Köln News: Vertrag bis 2023: Anthony Modestes Zukunft noch offen
Köln-Torjäger Modeste: Im Sommer bahnt sich der nächste Poker an
24.03.2022 | 17:14 Uhr
Der 1. FC Köln hat mit Anthony Modeste einen Top-Stürmer in seinen Reihen, doch wie lange der 33-Jährige noch bei dem Rheinland-Klub kicken wird, ist derzeit noch offen.
"Ich glaube, dass viele Menschen wechseln würden, wenn ein besseres Angebot kommt. Wenn man in einem Supermarkt arbeitet und REWE zahlt mehr, würde man das doch auch machen. Das finde ich normal und verstehe nicht, warum es bei Fußballern ein so großes Problem ist", sagte Kölns Top-Stürmer Anthony Modeste vor ein paar Tagen in einem Interview mit dem Express auf die Frage, ob er beim hochdotierten Angebot von Saudi-Arabiens Topklub Al-Hilal in der Winterpause nachdenklich geworden wäre.
Modeste: "Der Effzeh ist mein Klub"
Modeste hat in Köln alles, was er braucht, um seine Leistung zu bringen. Die Fans lieben ihn, Trainer Steffen Baumgart vertraut ihm zu 100 Prozent und macht den Stürmer im hohen Alter noch einmal zu einem besseren Spieler, kitzelt all sein Potenzial aus ihm heraus. Dennoch macht sich der 33-jährige Franzose Gedanken um seine Zukunft: "Wenn der Verein mich fragt, werde ich mir meine Gedanken machen. Wie gesagt: Der Effzeh ist mein Klub, ich fühle mich hier wohl.
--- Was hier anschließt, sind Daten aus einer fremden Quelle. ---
diff --git a/open-hummingbird-eval_amd/csrc/hbird_knn.hip b/open-hummingbird-eval_amd/csrc/hbird_knn.hip
--- a/open-hummingbird-eval_amd/csrc/hbird_knn.hip
+++ b/open-hummingbird-eval_amd/csrc/hbird_knn.hip
@@ -634,10 +634,11 @@
     hb_schedule& sc = esc == 0 ? ix->sched : ix->sched_esc;
     hb_dev<char>& sched_dev = esc == 0 ? ix->sched_dev : ix->sched_esc_dev;
     const int nqt = p.nqt, nbt = p.nbt, G = p.G;
+    const int fill_limit = p.filled ? hb_fill_slot_limit(p.klw, p.kc, p.phased) : 0;
     const bool rebuilt = !(sc.nqt == nqt && sc.nbt == nbt && sc.panel == p.panel && sc.cq == p.cq && sc.cb == p.cb && sc.phased == p.phased &&
-                           sc.xcd_share == p.xs && (sc.G == G || (long long)nqt * nbt < G) &&
+                           sc.xcd_share == p.xs && sc.fill_asked == p.filled && sc.fill_slot_limit == fill_limit && (sc.G == G || (long long)nqt * nbt < G) &&
                            (sc.xcd_w.empty() ? std::equal(shares, shares + 8, equal_shares) : std::equal(shares, shares + 8, sc.xcd_w.begin())));
-    if (rebuilt) { hb_build_schedule(nqt, nbt, G, p.panel, sc, p.cq, p.cb, p.phased, p.xs, shares); ++ix->sched_builds; }
+    if (rebuilt) { hb_build_schedule(nqt, nbt, G, p.panel, sc, p.cq, p.cb, p.phased, p.xs, shares, p.filled, fill_limit); ++ix->sched_builds; }
     const struct { const void* data; size_t bytes; } part[6] = {{sc.segs.data(), sc.segs.size() * sizeof(hb_seg)}, {sc.wg_off.data(), sc.wg_off.size() * 4},
         {sc.qt_off.data(), sc.qt_off.size() * 4}, {sc.qt_slots.data(), sc.qt_slots.size() * 4}, {sc.wg_member.data(), sc.wg_member.size() * 4},
         {sc.phase_bounds.data(), sc.phase_bounds.size() * 4}};
diff --git a/open-hummingbird-eval_amd/csrc/hbird_schedule.cpp b/open-hummingbird-eval_amd/csrc/hbird_schedule.cpp
--- a/open-hummingbird-eval_amd/csrc/hbird_schedule.cpp
+++ b/open-hummingbird-eval_amd/csrc/hbird_schedule.cpp
@@ -120,21 +120,35 @@
     return std::min<long long>(W, std::max<long long>(0, (long long)std::floor((double)W * cum[i] + phi)));
 }
 
-static void hb_build_clustered(int nqt, int nbt, int G, int panel, int cq, int cb, hb_schedule& out, bool xcd_share) {
-    const int CS = cq * cb, NC = G / CS, NQG = (nqt + cq - 1) / cq;
+struct hb_unit_row { int q0, qw, bw; };
+
+static void hb_build_clustered(int nqt, int nbt, int G, int panel, int cq, int cb, hb_schedule& out, bool xcd_share, bool filled) {
+    const int CS = cq * cb, NC = G / CS;
     out.cq = cq; out.cb = cb; out.n_clusters = NC; out.xcd_share = xcd_share;
+    std::vector<hb_unit_row> rows;
+    for (int q = 0; q + cq <= nqt; q += cq) rows.push_back({q, cq, cb});
+    const int q_left = nqt / cq * cq, r = nqt - q_left;
+    filled = filled && r > 0 && nqt >= cq && (cq & (cq - 1)) == 0;
+    out.filled = filled;
+    if (r > 0 && !filled) rows.push_back({q_left, cq, cb});
+    if (filled)
+        for (int part = cq >> 1, q = q_left; part >= 1; part >>= 1)
+            if (r & part) { rows.push_back({q, part, CS / part}); q += part; }
+    const int NR = (int)rows.size();
     std::vector<std::vector<hb_seg>> per_wg(G);
     std::vector<int> slot_of((size_t)G * nqt, -1);
     std::vector<std::vector<int>> slots_of_qt(nqt);
     std::vector<int> clock(NC, 0);
-    auto deal = [&](int c, int b0, int pp, int qg, int j0, int cnt) {
+    auto deal = [&](int c, int b0, int pp, const hb_unit_row& rw, int j0, int cnt) {
         for (int m = 0; m < CS; ++m) {
-            const int ia = m / cb, ib = m % cb, q = qg * cq + ia, w = c * CS + m;
+            const int ia = m / rw.bw, ib = m % rw.bw, q = rw.q0 + ia, w = c * CS + m;
             int n = cnt;
-            if ((j0 + cnt - 1) * cb + ib >= pp) --n;
-            if (q >= nqt || n <= 0) continue;
+            if ((j0 + cnt - 1) * rw.bw + ib >= pp) --n;
+            out.member_ticks += cnt;
+            if (q >= nqt || n <= 0) { out.idle_member_ticks += cnt; continue; }
+            out.idle_member_ticks += cnt - n;
             hb_seg sg;
-            sg.q_tile = q; sg.b_tile0 = b0 + j0 * cb + ib; sg.n_tiles = n; sg.stride = cb; sg.tile0 = clock[c]; sg.next_tile0 = 0;
+            sg.q_tile = q; sg.b_tile0 = b0 + j0 * rw.bw + ib; sg.n_tiles = n; sg.stride = rw.bw; sg.tile0 = clock[c]; sg.next_tile0 = 0;
             int& known = slot_of[(size_t)w * nqt + q];
             if (known < 0) {
                 sg.slot = out.n_slots++; sg.first = 1;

Diese Saison noch mehr, nachdem die letzten Jahre nicht so gut waren, weil ich verletzt war oder eben nicht dieses Vertrauen gespürt habe. Am Ende brauche ich ein bisschen Sicherheit. Vor Saisonende würde ich gerne wissen, wie meine Karriere im Sommer weitergeht."
Heißt: Bei einem erneuten Angebot, dass dem aus der Winterpause nahe kommen würde, könnte Modeste trotz Vertrag bis 2023 im kommenden Sommer erneut nachdenken, sich noch einmal zu verändern. Modeste, der sich in Köln mit seiner Familie allerdings sehr wohl fühlt, betonte bereits, sich durchaus vorstellen zu können, auch für ein geringeres Gehalt beim Effzeh weiterzumachen.
Einiges an Arbeit für neuen Sportchef
Bei den Verantwortlichen des Klubs kommen die Aussagen Modestes auch an, werden aber noch sehr entspannt gesehen: "Es gibt keinen Druck, wir müssen keine Schnellschüsse machen", erklärte der Sportliche Leiter des Vereins, Thomas Kessler neulich in einer Medienrunde. "Tony hat Vertrag bis 2023. Deswegen sind wir in keinster Weise in der Pflicht, frühzeitig eine Entscheidung zu treffen."
Das Gleiche gilt für die Gespräche mit Jonas Hector, Florian Kainz und Baumgart, dessen Verträge auch alle 2023 auslaufen. Viel Arbeit für den kommenden Sportchef Christian Keller, der am 1. April seinen Dienst in Köln antreten und dessen größtes Projekt sein wird, Modeste von einem noch längeren Verbleib zu überzeugen. Auf der anderen Seite kann der 1.FC Köln das Geld nach der Coronapandemie und einigen Heimspielen ohne Zuschauereinnahmen durchaus gebrauchen.
Modeste-Berater zuletzt in Köln gewesen
Nachdem die BILD zuerst darüber berichtete, kann Sky bestätigen, dass Modeste-Freund und Berater Patrick Mendy vor ein paar Tagen in Köln weilte, um mit Modeste erste Gespräche über seine Zukunft zu führen. Mendy betreute Modeste bereits bei seinem Wechsel nach China 2019 und stand ihm mit Rat und Tat zur Seite.
Fakt ist: Es bleibt spannend um den 15-Toremann der Rheinländer, die bis zum Sommer noch die ein oder andere Baustelle zu bearbeiten haben.